Tuesday, 31 January 2017
Dada 175
I felt ready to start again; the great gash of anger had cleaned me of hope, hope of the unraveled rope and appeal of any sentence handed down.I was ready now, staring at the sky with its stars and patterns and brilliant light.I felt my heart open to the great silence. To feel myself as part of its huge indifferent flow; its washing of history and time like lightening amongst the trees of the village where the Dada was my brother, my blood,my line.
I understood that I had once been happy.That I was happy still. All that was needed now was for the crowds to show.Festooned crowds in flowered shirts that would come to the prison walls on the day of my death and call for my anhilation and cheer to the echo at its coming and none more so than the Kalimantan’s.
And there would be crowds. They shoot the guilty on the opposite side of the island. The police have to clear the roads, the way thousands turn up all bright in their Saturday best to raise an almighty cheer when the rifles go off and the smell of wood smoke rises in the air over Indonesia. No army is slow to murder. Chance plays no part there. When I’m dropped through the trap I’ll take the whoosh and my spirits in strange commotion pressing upward will dance in my head like ice. I’ll embrace the great blaze of light.
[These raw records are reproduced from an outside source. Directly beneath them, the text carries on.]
struct Params {
    const bf16_t* A; int64_t lda, strideA;
    const bf16_t* W; int64_t ldw, strideW;
    bf16_t* C; int64_t ldc, strideC;
    const float* bias; int64_t strideBias;
    const bf16_t* R; int64_t ldr, strideR;
    const float* rgb; int rows_per_group;
    bf16_t* Ct; int64_t ldct, strideCt; int n_trans_begin;
    int M, N, K, tiles_m, tiles_n, group_m, epilogue;
    unsigned bytesA, bytesW;
    float* stats_out; int64_t strideStatsOut, ldStatsOut;
    const float* ln_stats; int64_t strideLnStats, ldLnStats; const float* ln_colsum; int64_t strideLnColsum;
    float ln_inv_c, ln_eps; int ln_parts;
    int H, Wd, Cin, Ho, Wo, mode, ntaps;
    unsigned long long* prof; int prof_detail;
    int wide;
    const unsigned char* scaleA; const unsigned char* scaleW; int64_t strideScaleA, strideScaleW;
    int64_t ldScaleA;
    unsigned char* scale_out; int64_t ldScaleOut; int f8out;
    unsigned char* f8copy; int64_t ldF8copy;
    const char* pf; long long pf_bytes;
    int pf_per;
    int w_period, w_groups; unsigned w_magic;
    float* cs_out;
    const bf16_t* S1; const bf16_t* S2; int c1s, c2s; unsigned bytesS1, bytesS2;
};

static __device__ __forceinline__ void blds16(__amdgpu_buffer_rsrc_t rsrc, unsigned voff, unsigned soff, char* lds_dst) {
    __builtin_amdgcn_raw_ptr_buffer_load_lds(rsrc, (__attribute__((address_space(3))) void*)lds_dst, 16, voff, soff, 0, 0);
}

constexpr int f8_block_cap(int bn) { return bn >= 256 ? 88 : 224; }

template <int N> static __device__ __forceinline__ void wait_vmcnt() { asm volatile("s_waitcnt vmcnt(%0)" ::"n"(N) : "memory"); }

template <int BM, int BN, int WM, int WN, int NS, int CONV, int LW = 0, int PH = 0, int KS = 1, int CS = 0, int EK = 0, int SC = 0>
__global__ void __launch_bounds__((WM * WN * KS + LW) * 64, LW ? (NS * (BM + BN) * 128 > 80 * 1024 ? 2 : 3) : (KS == 1 && WM * WN == 4 && NS * (BM + BN) * 128 > 80 * 1024) ? 1 : 2)
gemm_conv_kernel(const Params p) {
    constexpr bool PHL = PH >= 1 && PH <= 3;
    static_assert(!PHL || (WM * WN == 8 && !LW && !CONV && NS == 4 && BM % 128 == 0 && BN % 32 == 0 && (BM / WM) % 32 == 0 && (BN / WN) % 32 == 0), "phase-offset mainloop geometry");
    static_assert(PH <= 3 || KS == 1, "fp8 lock-step loop: no in-workgroup split-K");
    static_assert(!(CONV && PH >= 4) || (PH == 5 && !SC && BM % ((LW ? LW : WM * WN)) == 0 && BM / (LW ? LW : WM * WN) <= 64), "fp8 convolution geometry");
    static_assert(KS == 1 || (KS == 2 && !LW && !PH && !CONV), "in-workgroup split-K geometry");
    static_assert(!SC || (CONV && (LW == 0 || LW == 2)), "shortcut taps belong to the convolution (lock-step tilings, with or without two loader waves)");
    constexpr bool F8C = !CONV && (LW ? (PH >= 4 && EK == 4) : true) && (BM / WM / 32) * (BN / WN / 32) <= 8;
    constexpr bool F8 = PH >= 2;
    constexpr bool F8B = PH == 3 || PH == 5;
    constexpr bool F8L = PH >= 4;
    constexpr int SCP = (F8L && F8B) ? 1 : 0;
    constexpr int EB = F8 ? 1 : 2;
    constexpr int NW = WM * WN;
    constexpr int TM = BM / WM, TN = BN / WN;
    constexpr int FM = TM / 32, FN = TN / 32;
    constexpr int A_TILE = BM * 128, B_TILE = BN * 128, STAGE = A_TILE + B_TILE + SCP * 1024;
    static_assert(!SCP || 4 * BM <= 1024, "scale piece");
    constexpr int SLOT = (BM + BN) * 64;
    constexpr int RING = PHL ? 4 * SLOT : NS * STAGE;
    constexpr int SW = LW ? LW : NW * KS;
    constexpr int IA = BM / 8, IB = BN / 8;
    constexpr int RA = (IA + SW - 1) / SW, RB = (IB + SW - 1) / SW;
    constexpr int L = RA + RB + SCP;
    static_assert(RA >= 1 && RB >= 1 && FM >= 1 && FN >= 1, "tile/wave geometry");
    static_assert(PHL || (NS - 2) * L <= 63, "vmcnt immediate");

    extern __shared__ __attribute__((aligned(16))) char smem[];
#ifndef TMIX_NO_KERNARG_TOUCH
    kernarg_touch<(int)sizeof(Params)>();
#endif
    const int tid = threadIdx.x;
    const int lane = tid & 63;
    const int w = __builtin_amdgcn_readfirstlane(tid >> 6);
    const int kg = KS > 1 ? w / NW : 0;
    const int wm_ = KS > 1 ? w - kg * NW : w;
    const int wr = wm_ / WN, wc = wm_ - wr * WN;
    const bool prof_on = p.prof != nullptr && tid == 0;
    unsigned long long pt0 = 0, pt1 = 0, pt2 = 0;
    if (prof_on) pt0 = prof_enter(p.prof, (blockIdx.x | blockIdx.y) == 0, p.prof_detail);
    constexpr int PFU = 8;
    unsigned pf_keep[PFU];
#pragma unroll
    for (int u = 0; u < PFU; ++u) pf_keep[u] = 0;
    if (p.pf && (!LW || w >= WM * WN)) {
        const long long nwg = (long long)gridDim.x * gridDim.y, nth = (LW ? LW : WM * WN * KS) * 64;
        const long long lines = (p.pf_bytes + 127) >> 7; const int per = p.pf_per;
        const long long first = ((long long)blockIdx.y * gridDim.x + blockIdx.x) * nth + (LW ? tid - WM * WN * 64 : tid);
#pragma unroll
        for (int u = 0; u < PFU; ++u) {
            const long long ln = first + (long long)u * nwg * nth;
            if (u < per && ln < lines) asm volatile("global_load_dword %0, %1, off" : "=v"(pf_keep[u]) : "v"(p.pf + (ln << 7)) : "memory");
        }
    }
    const bool loader = LW && (w >= NW);
    const bool stager = LW ? loader : true;
    const int sw_id = LW ? max(w - NW, 0) : w;
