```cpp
static int batch_env_arrays(hrg_batch* b) {
  const size_t n = (size_t)b->n_envs;
  std::vector<hrg_env_state> init(n);
  memset(init.data(), 0, sizeof(hrg_env_state) * n);
  for (auto& s : init) s.episode = -1;
  std::vector<int32_t> ord(2 * n + 4, 0);
  for (size_t e = 0; e < n; e++) ord[e] = ord[n + e] = (int32_t)e;
  DeviceMem& m = b->mem;
// ... 369 lines not shown
  }), "hrg_debug_cull_box");
}

int hrg_debug_model_constants(hrg_batch* b, double* out_host) {
  if (!b || !out_host) return fail(HRG_ERR_INVALID, "null argument");
  HIPCHK(hipSetDevice(b->device));
  return tap_result(hrg_run_tap(nullptr, 0, out_host, sizeof(double) * 2 * HRG_MC_DIM, [&](void** d) {
    hipMemset(d[0], 0, sizeof(double) * 2 * HRG_MC_DIM);
    hipLaunchKernelGGL(hrg_model_constants_tap_kernel, dim3(1), dim3(64), 0, 0, b->d_model, 0.0, (double*)d[0]);
  }), "hrg_debug_model_constants");
}

int hrg_debug_chain_fk(hrg_batch* b, const double* q_host, int32_t n, int32_t shield_on, double* out_host) {
  if (!b || !q_host || !out_host || n < 1 || n > 64) return fail(HRG_ERR_INVALID, "null argument or n outside 1..64");
  HIPCHK(hipSetDevice(b->device));
  void* objs;
  const Variant& v = batch_variant(b, &objs);
  const TapBuf in[] = {{q_host, sizeof(double) * 3 * NARM * (size_t)n}};
  return tap_result(hrg_run_tap(in, 1, out_host, sizeof(double) * HRG_CFK_DIM * (size_t)n, [&](void** d) {
    v.chain_fk((int)n, b->d_model, (const double*)d[0], shield_on ? 1 : 0, (double*)d[1]);
  }), "hrg_debug_chain_fk");
}

int hrg_debug_narrowphase(hrg_batch* b, int32_t kind, const double* queries_host, int32_t n, double* out_host) {
  if (!b || !queries_host || !out_host || n < 1 || n > HRG_NP_MAX) return fail(HRG_ERR_INVALID, "null argument or n outside 1..HRG_NP_MAX");
  if (kind < HRG_NP_SEGSEG || kind > HRG_NP_BOXBOX) return fail(HRG_ERR_INVALID, "no such kind of narrowphase query");
  HIPCHK(hipSetDevice(b->device));
  void* objs;
  const Variant& v = batch_variant(b, &objs);
  bool has = true;
  const TapBuf in[] = {{queries_host, sizeof(double) * HRG_NP_QDIM * (size_t)n}};
  const bool ok = hrg_run_tap(in, 1, out_host, sizeof(double) * HRG_NP_ODIM * (size_t)n, [&](void** d) {
    has = v.narrowphase((int)kind, (int)n, (const double*)d[0], (double*)d[1]) != 0;
  });
  if (!has) return fail(HRG_ERR_UNSUPPORTED, "this batch's kernel variant does not compile that routine");
  return tap_result(ok, "hrg_debug_narrowphase");
}

}
```

human-robot-gym_amd/csrc/hrgym_kernels.h:

```cpp
#pragma once
#include "hrgym_device.h"
#if HRG_HULLS
#include "hrgym_hull.h"
#endif
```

When news of my death shall reach them all I can hope for is that they will raise the same cheers for me. I know someone who will certainly do so. Rama Abdullah the pirate, great grandson of the white Rajah; the child of his father to the man ; my Dada. I shall need no hood. I want them to see my eyes bulge and my neck snap and to accompany my fall into universal darkness with song. I hope the news will spread like wild fire and dancing to all the districts, diocese and Kampongs of this scented, unholy archipeligo.